Bijgaand vindt u mijn schriftelijke reactie op deze uitgangspuntennotitie. De reactie
van de ADR is hierin ook opgenomen. Tevens zal ik in deze brief ingaan op de wijze
waarop ik beoog invulling te geven aan de motie van het lid Stoffer c.s. (Kamerstuk
35 570 X, nr. 30) en de motie van de leden van Helvert en Stoffer (Kamerstuk 35 570 X, nr. 63).
Uitgangspuntennotitie als basis
Ik heb kennisgenomen van de notitie van de vaste commissie voor Defensie en zal de
rapportages conform de door u voorgestelde lijnen opstellen. Wel verzoek ik de Kamer
om de volgende voorstellen inzake de verschijningsmomenten van de rapportages, de
duur en reikwijdte en de vertrouwelijkheid van informatie over te nemen, zodat rekening
kan worden gehouden met de eenduidigheid, als ook met de uitvoerbaarheid van hetgeen
gevraagd wordt en met de vertrouwelijkheid van de informatievoorziening in de rapportages.
Daarbij maak ik nu onderscheid tussen de rapportages in en na afronding van de D-fase,
waarbij in algemene zin gesteld kan worden dat naarmate het project vordert steeds
meer informatie beschikbaar zal zijn. De eerste rapportage van Defensie, in de uitgangspuntennotitie
aangeduid als de basisrapportage, zal daardoor niet alle gevraagde informatie kunnen
bevatten.
Verschijningsmomenten rapportages
De basisrapportage wenst u te ontvangen voor 1 april 2021. U heeft gevraagd om daarna
tot aan de verzending van de D-brief voor 1 april een jaarlijkse voortgangsrapportage
te ontvangen. Deze rapportage bestrijkt de periode januari tot en met december van
het voorgaande jaar. Rapportages in de D-fase dienen vergezeld te zijn van een rapport
van bevindingen van de ADR met betrekking tot de in de rapportage verstrekte informatie.

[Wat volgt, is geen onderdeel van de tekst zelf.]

#if defined(HUAL_STAMPS) && HUAL_STAMPS == 8
static __device__ unsigned long long g_heads_stamps[512 * 64];
extern "C" int hual_debug_stamps(unsigned long long* out, int n) {
  return (int)hipMemcpyFromSymbol(out, HIP_SYMBOL(g_heads_stamps), sizeof(unsigned long long) * (size_t)n);
}
#define HEADS_STAMP(i) do { if (threadIdx.x == 0 && blockIdx.x < 512) g_heads_stamps[blockIdx.x * 64 + (i)] = __builtin_readcyclecounter(); } while (0)
#else
#define HEADS_STAMP(i) do { } while (0)
#endif

__device__ __forceinline__ void pool_fwd_body(const PoolArgs& a, const RowSpace& rs, int b) {
  __shared__ float al[256];
  __shared__ float pooled[HUAL_D];
  __shared__ float part[HUAL_D];
  const int tid = threadIdx.x;
  const bool on = tid < 256;
  const int l32 = tid & 31, grp = tid >> 5;
  const int L = rs.L;
  const float* F = a.F2 + (size_t)(rs.Nv + b * L) * HUAL_D;
  const float* m = rs.rowmask + rs.Nv + b * L;
  if (on) {
    const float4 w4 = ld4(a.wp + 4 * l32);
    for (int l = grp; l < L; l += 8) {
      const float4 f = ld4(F + (size_t)l * HUAL_D + 4 * l32);
      const float d = fast_sum32(f.x * w4.x + f.y * w4.y + f.z * w4.z + f.w * w4.w);
      if (l32 == 0) al[l] = d * m[l] + HUAL_MASK_VALUE * (1.0f - m[l]);
    }
  }
  __syncthreads();
  float mx = -INFINITY;
  for (int l = 0; l < L; ++l) mx = fmaxf(mx, al[l]);
  float sum = 0.f;
  for (int l = 0; l < L; ++l) sum += __expf(al[l] - mx);
  const float inv = 1.0f / sum;
  const int c = tid & 127, half = (tid >> 7) & 1;
  if (on && half == 0) {
    float p = 0.f;
    for (int l = 0; l < L; ++l) {
      const float alpha = __expf(al[l] - mx) * inv;
      if (c == 0) a.alpha[b * L + l] = alpha;
      p = fmaf(alpha, F[(size_t)l * HUAL_D + c], p);
    }
    pooled[c] = p;
    a.pooled[b * HUAL_D + c] = p;
  }
  __syncthreads();
  float o = 0.f;
  if (on) {
#pragma unroll 8
// ... 15 lines not shown
  float ce_sum = 0.f, m_sum = 0.f;
  float4 w0 = ld4(a.Wm + (col + 0) * 4), w1 = ld4(a.Wm + (col + 1) * 4), w2 = ld4(a.Wm + (col + 2) * 4), w3 = ld4(a.Wm + (col + 3) * 4);
  const float4 bm = ld4(a.bm);
  float4 e0 = ld4(a.E + col), e1 = ld4(a.E + HUAL_D + col), e2 = ld4(a.E + 2 * HUAL_D + col), e3 = ld4(a.E + 3 * HUAL_D + col);
  uint3 gk = make_uint3(0u, 0u, 0u);
  if (a.rng) gk = make_uint3(a.rng[0], a.rng[1], a.rng[2]);
  for (int row = bid * 8 + grp; row < rs.Nv; row += nblk * 8) {
    const size_t off = (size_t)row * HUAL_D + col;
    const float4 f = ld4(a.fuse + off);
    float l0 = f.x * w0.x + f.y * w1.x + f.z * w2.x + f.w * w3.x;
    float l1 = f.x * w0.y + f.y * w1.y + f.z * w2.y + f.w * w3.y;
    float l2 = f.x * w0.z + f.y * w1.z + f.z * w2.z + f.w * w3.z;
    float l3 = f.x * w0.w + f.y * w1.w + f.z * w2.w + f.w * w3.w;
    l0 = fast_sum32(l0) + bm.x; l1 = fast_sum32(l1) + bm.y; l2 = fast_sum32(l2) + bm.z; l3 = fast_sum32(l3) + bm.w;
    if (a.rng) {
      const uint4_ r = philox4x32(0u, (uint32_t)row, (uint32_t)HUAL_SITE_GUMBEL, gk.z, gk.x, gk.y);
      l0 = (l0 + gumbel_noise(r.x)) * a.inv_tau; l1 = (l1 + gumbel_noise(r.y)) * a.inv_tau;
      l2 = (l2 + gumbel_noise(r.z)) * a.inv_tau; l3 = (l3 + gumbel_noise(r.w)) * a.inv_tau;
    }
    const float mx = fmaxf(fmaxf(l0, l1), fmaxf(l2, l3));
    const float x0 = expf(l0 - mx), x1 = expf(l1 - mx), x2 = expf(l2 - mx), x3 = expf(l3 - mx);
    const float sum = x0 + x1 + x2 + x3;
    const float inv = 1.0f / sum;
    const float p0 = x0 * inv, p1 = x1 * inv, p2 = x2 * inv, p3 = x3 * inv;
    const float mk = rs.rowmask[row];
    if (l32 == 0) {
      *reinterpret_cast<float4*>(a.probs + (size_t)row * 4) = make_float4(p0, p1, p2, p3);
      if (a.probs2) *reinterpret_cast<float4*>(a.probs2 + (size_t)row * 4) = make_float4(p0, p1, p2, p3);
      if (a.labels) {
        const int lab = a.labels[row];
        const float ll = lab == 0 ? l0 : (lab == 1 ? l1 : (lab == 2 ? l2 : l3));
        ce_sum += (mx + logf(sum) - ll) * mk;
        m_sum += mk;
      }
    }
    float4 o = make_float4((f.x + p0 * e0.x + p1 * e1.x + p2 * e2.x + p3 * e3.x) * mk,
                           (f.y + p0 * e0.y + p1 * e1.y + p2 * e2.y + p3 * e3.y) * mk,
                           (f.z + p0 * e0.z + p1 * e1.z + p2 * e2.z + p3 * e3.z) * mk,
                           (f.w + p0 * e0.w + p1 * e1.w + p2 * e2.w + p3 * e3.w) * mk);
    st4(a.outputs + off, o);
  }
  if (a.labels && a.loss_acc) {
    if (l32 == 0) { red[0][grp] = ce_sum; red[1][grp] = m_sum; }
    __syncthreads();
    if (threadIdx.x == 0) {
      float c = 0.f, m = 0.f;
      for (int i = 0; i < 8; ++i) { c += red[0][i]; m += red[1][i]; }
      if (a.part) { a.part[2 * bid] = c; a.part[2 * bid + 1] = m; }
      else { atomicAdd(a.loss_acc + LA_MATCH_SUM, c); atomicAdd(a.loss_acc + LA_MASK_SUM, m); }
    }
  }
}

Na de D-fase heeft u verzocht om een halfjaarlijkse rapportage met 1 april en 1 oktober
als uiterlijke data van verzending. Deze rapportages bestrijken respectievelijk juli
tot en met december en januari tot en met juni van de voorgaande periode. De voortgangsrapportage
van 1 april dient te worden vergezeld van een accountantsrapport van de ADR over het
voorafgaande boekjaar.
Ten behoeve van een eenduidige informatievoorziening aan uw Kamer acht ik het van
belang om de uiterlijke data voor rapportages over het project gelijk te trekken met
de reguliere begrotings- en verantwoordingssystematiek en rapportages en alle derhalve
op de derde woensdag van mei (verantwoordingsdag) en (na de D-fase) de derde dinsdag
van september (Prinsjesdag) aan de Tweede Kamer aan te bieden. Hiermee is te voorkomen
dat vooral vooruitkijkende (financiële) informatie afwijkt van hetgeen in het jaarverslag
en/of de begroting is opgenomen.
Duur en reikwijdte van de rapportages
In de uitgangspuntennotitie geeft u aan dat de Vervanging Onderzeebootcapaciteit als
groot project wil blijven monitoren tot en met de ingebruikname van de laatste onderzeeboot,
de uitfasering van de Walrusklasse en de ingebruikname van alle onderdelen, inclusief
bewapening, die vallen onder de reikwijdte van de Onderzeedienst. Het gaat daarbij,
zoals u in de uitgangspuntennotitie aangeeft, om de te verwerven onderzeeboten, bewapening,
de ondersteuningsmodaliteiten (torpedowerkschip), de benodigde infrastructuur en de
levensduurkosten (Life Cycle Costing (LCC)) die gemoeid zijn met de Vervanging Onderzeebootcapaciteit.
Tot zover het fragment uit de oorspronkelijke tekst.